(Records from a data collection)
....

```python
class DiagPgo(Pgo):

    _lib = staticmethod(lambda: diag_lib())

    def linearize(self):
        L = self._lib()
        sz = np.zeros(4, np.int32)
        self._check(L.uzl_debug_pgo_linearize(self._h, _p(sz, c_i32p), None, None, None, None, None, None, None, None))
        n, nb, ns, _ = (int(v) for v in sz)
        v2b = np.zeros(max(n, 1), np.int32); rp = np.zeros(nb + 1, np.int32); col = np.zeros(max(ns, 1), np.int32)
        blk = np.zeros((max(ns, 1), 6, 6)); haa = np.zeros((max(nb, 1), 6, 6)); b = np.zeros((max(nb, 1), 6))
        sc = np.zeros(2); P = np.zeros((max(n, 1), 12))
        self._check(L.uzl_debug_pgo_linearize(self._h, _p(sz, c_i32p), _p(v2b, c_i32p), _p(rp, c_i32p), _p(col, c_i32p), _p(blk, c_f64p),
                                              _p(haa, c_f64p), _p(b, c_f64p), _p(sc, c_f64p), _p(P, c_f64p)))
        assert tuple(int(v) for v in sz[:3]) == (n, nb, ns), "the structure changed between the two calls"
        return dict(v2b=v2b[:n], row_ptr=rp, col=col[:ns], blk=blk[:ns], haa=haa[:nb], b=b[:nb], chi2=float(sc[0]), diagmax=float(sc[1]),
                    poses=P[:n])

    def solve(self, lam=-1.0):
        n = self.n
        dx = np.zeros((max(n, 1), 6)); info = np.zeros(8)
        self._check(self._lib().uzl_debug_pgo_solve(self._h, C.c_double(lam), _p(dx, c_f64p), _p(info, c_f64p)))
        return dict(dx=dx[:n], its=int(info[0]), converged=bool(info[1]), guard_trips=int(info[3]), lam=float(info[4]),
                    res_ratio=float(info[5]), rz_end=float(info[6]), rz_stop=float(info[7]))

    def reduced(self, lam=-1.0):
# ... 540 lines not shown
```

### uzliti_slam_amd/csrc/pgo_device.hpp

```cpp
#pragma once
#include <hip/hip_runtime.h>
#include <cstdint>
#include "pgo_types.hpp"

namespace uzl {

#if defined(__gfx90a__) || defined(__gfx942__) || defined(__gfx950__)
#define UZL_PUBLISH_SEQ_ORDER __ATOMIC_RELAXED
__device__ __forceinline__ void publish_wait_own_stores() { asm volatile("s_waitcnt vmcnt(0)" ::: "memory"); }
#else
#define UZL_PUBLISH_SEQ_ORDER __ATOMIC_RELEASE
__device__ __forceinline__ void publish_wait_own_stores() { __threadfence_system(); }
#endif



constexpr int kBlk = 256;

struct Q4 { double w, x, y, z; };
struct V3 { double x, y, z; };
struct M33 { double m[9]; };

__device__ __forceinline__ Q4 qmul(const Q4& a, const Q4& b)
{
// ... 293 lines not shown
#pragma unroll
        for (int c = 0; c < 6; c++) {
            double s = 0.;
#pragma unroll
            for (int k = (r > c ? r : c); k < 6; k++) s += Li[k * 6 + r] * Li[k * 6 + c];
            out[r * 6 + c] = s;
        }
}

constexpr double kProgressSafety = 2., kProgressQMax = 0.95;
constexpr double kProgressQTrust = 0.9;
constexpr double kProgressResidual = 0.2;
__device__ __forceinline__ void progress_decide(PgoDev D, double mt, double mr, double rz)
{
    const double rz_prev = D.scal[11];
    double q = (rz_prev > 0. && rz >= 0.) ? sqrt(rz / rz_prev) : kProgressQMax;
    const bool trusted = q <= kProgressQTrust;
    q = fmin(q, kProgressQMax);
    const double gain = kProgressSafety * q / (1. - q);
    const double et = gain * mt, er = gain * mr;
    D.scal[11] = rz; D.scal[14] = et; D.scal[15] = er;
    if (trusted && et <= D.scal[12] && er <= D.scal[13] && rz >= 0.) D.flags[0] = 1;
}
__device__ __forceinline__ void progress_decide_ml(PgoDev D, double m, double rr, double rz)
{
    const double rz_prev = D.scal[11], m_prev = D.scal[15];
    double q = (rz_prev > 0. && rz >= 0.) ? sqrt(rz / rz_prev) : kProgressQMax;
    if (m_prev > 0.) q = fmax(q, m / m_prev);
    const bool trusted = q <= kProgressQTrust;
    q = fmin(q, kProgressQMax);
    const double est = (kProgressSafety * q / (1. - q)) * m;
    D.scal[11] = rz; D.scal[15] = m;
    if (trusted && est <= 1. && rr <= kProgressResidual * D.scal[14] && rz >= 0.) D.flags[0] = 1;
}
__device__ __forceinline__ double progress_unit(const double* __restrict__ scal, int comp)
{
    const double eps = scal[comp < 3 ? 12 : 13];
    return eps > 0. ? 1. / eps : 1e300;
}

__device__ __forceinline__ const LmSlot& slot_of(const LmSlot* __restrict__ slots) { return slots[blockIdx.z]; }
__device__ __forceinline__ const LmSlot& slot_of(const LmSlot& slot) { return slot; }
__device__ __forceinline__ const LmSlot& slot_of(const HostSlot& hs) { return hs.S; }

}
```

### uzliti_slam_amd/csrc/pgo_handle.hpp

```cpp
#pragma once
#include "uzl_common.hpp"
#include "pgo_types.hpp"
#include "pgo_schur.hpp"
#include "pgo_ml_plan.hpp"
#include "pgo_lm.hpp"
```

....

→ WORK REQUIRED: What is needed here is an exact copy of all the records above.

→ REPLY TO THE TASK:
```python
class DiagPgo(Pgo):

    _lib = staticmethod(lambda: diag_lib())

    def linearize(self):
        L = self._lib()
        sz = np.zeros(4, np.int32)
        self._check(L.uzl_debug_pgo_linearize(self._h, _p(sz, c_i32p), None, None, None, None, None, None, None, None))
        n, nb, ns, _ = (int(v) for v in sz)
        v2b = np.zeros(max(n, 1), np.int32); rp = np.zeros(nb + 1, np.int32); col = np.zeros(max(ns, 1), np.int32)
        blk = np.zeros((max(ns, 1), 6, 6)); haa = np.zeros((max(nb, 1), 6, 6)); b = np.zeros((max(nb, 1), 6))
        sc = np.zeros(2); P = np.zeros((max(n, 1), 12))
        self._check(L.uzl_debug_pgo_linearize(self._h, _p(sz, c_i32p), _p(v2b, c_i32p), _p(rp, c_i32p), _p(col, c_i32p), _p(blk, c_f64p),
                                              _p(haa, c_f64p), _p(b, c_f64p), _p(sc, c_f64p), _p(P, c_f64p)))
        assert tuple(int(v) for v in sz[:3]) == (n, nb, ns), "the structure changed between the two calls"
        return dict(v2b=v2b[:n], row_ptr=rp, col=col[:ns], blk=blk[:ns], haa=haa[:nb], b=b[:nb], chi2=float(sc[0]), diagmax=float(sc[1]),
                    poses=P[:n])

    def solve(self, lam=-1.0):
        n = self.n
        dx = np.zeros((max(n, 1), 6)); info = np.zeros(8)
        self._check(self._lib().uzl_debug_pgo_solve(self._h, C.c_double(lam), _p(dx, c_f64p), _p(info, c_f64p)))
        return dict(dx=dx[:n], its=int(info[0]), converged=bool(info[1]), guard_trips=int(info[3]), lam=float(info[4]),
                    res_ratio=float(info[5]), rz_end=float(info[6]), rz_stop=float(info[7]))

    def reduced(self, lam=-1.0):
# ... 540 lines not shown
```

### uzliti_slam_amd/csrc/pgo_device.hpp

```cpp
#pragma once
#include <hip/hip_runtime.h>
#include <cstdint>
#include "pgo_types.hpp"

namespace uzl {

#if defined(__gfx90a__) || defined(__gfx942__) || defined(__gfx950__)
#define UZL_PUBLISH_SEQ_ORDER __ATOMIC_RELAXED
__device__ __forceinline__ void publish_wait_own_stores() { asm volatile("s_waitcnt vmcnt(0)" ::: "memory"); }
#else
#define UZL_PUBLISH_SEQ_ORDER __ATOMIC_RELEASE
__device__ __forceinline__ void publish_wait_own_stores() { __threadfence_system(); }
#endif



constexpr int kBlk = 256;

struct Q4 { double w, x, y, z; };
struct V3 { double x, y, z; };
struct M33 { double m[9]; };

__device__ __forceinline__ Q4 qmul(const Q4& a, const Q4& b)
{
// ... 293 lines not shown
#pragma unroll
        for (int c = 0; c < 6; c++) {
            double s = 0.;
#pragma unroll
            for (int k = (r > c ? r : c); k < 6; k++) s += Li[k * 6 + r] * Li[k * 6 + c];
            out[r * 6 + c] = s;
        }
}

constexpr double kProgressSafety = 2., kProgressQMax = 0.95;
constexpr double kProgressQTrust = 0.9;
constexpr double kProgressResidual = 0.2;
__device__ __forceinline__ void progress_decide(PgoDev D, double mt, double mr, double rz)
{
    const double rz_prev = D.scal[11];
    double q = (rz_prev > 0. && rz >= 0.) ? sqrt(rz / rz_prev) : kProgressQMax;
    const bool trusted = q <= kProgressQTrust;
    q = fmin(q, kProgressQMax);
    const double gain = kProgressSafety * q / (1. - q);
    const double et = gain * mt, er = gain * mr;
    D.scal[11] = rz; D.scal[14] = et; D.scal[15] = er;
    if (trusted && et <= D.scal[12] && er <= D.scal[13] && rz >= 0.) D.flags[0] = 1;
}
__device__ __forceinline__ void progress_decide_ml(PgoDev D, double m, double rr, double rz)
{
    const double rz_prev = D.scal[11], m_prev = D.scal[15];
    double q = (rz_prev > 0. && rz >= 0.) ? sqrt(rz / rz_prev) : kProgressQMax;
    if (m_prev > 0.) q = fmax(q, m / m_prev);
    const bool trusted = q <= kProgressQTrust;
    q = fmin(q, kProgressQMax);
    const double est = (kProgressSafety * q / (1. - q)) * m;
    D.scal[11] = rz; D.scal[15] = m;
    if (trusted && est <= 1. && rr <= kProgressResidual * D.scal[14] && rz >= 0.) D.flags[0] = 1;
}
__device__ __forceinline__ double progress_unit(const double* __restrict__ scal, int comp)
{
    const double eps = scal[comp < 3 ? 12 : 13];
    return eps > 0. ? 1. / eps : 1e300;
}

__device__ __forceinline__ const LmSlot& slot_of(const LmSlot* __restrict__ slots) { return slots[blockIdx.z]; }
__device__ __forceinline__ const LmSlot& slot_of(const LmSlot& slot) { return slot; }
__device__ __forceinline__ const LmSlot& slot_of(const HostSlot& hs) { return hs.S; }

}
```

### uzliti_slam_amd/csrc/pgo_handle.hpp

```cpp
#pragma once
#include "uzl_common.hpp"
#include "pgo_types.hpp"
#include "pgo_schur.hpp"
#include "pgo_ml_plan.hpp"
#include "pgo_lm.hpp"
```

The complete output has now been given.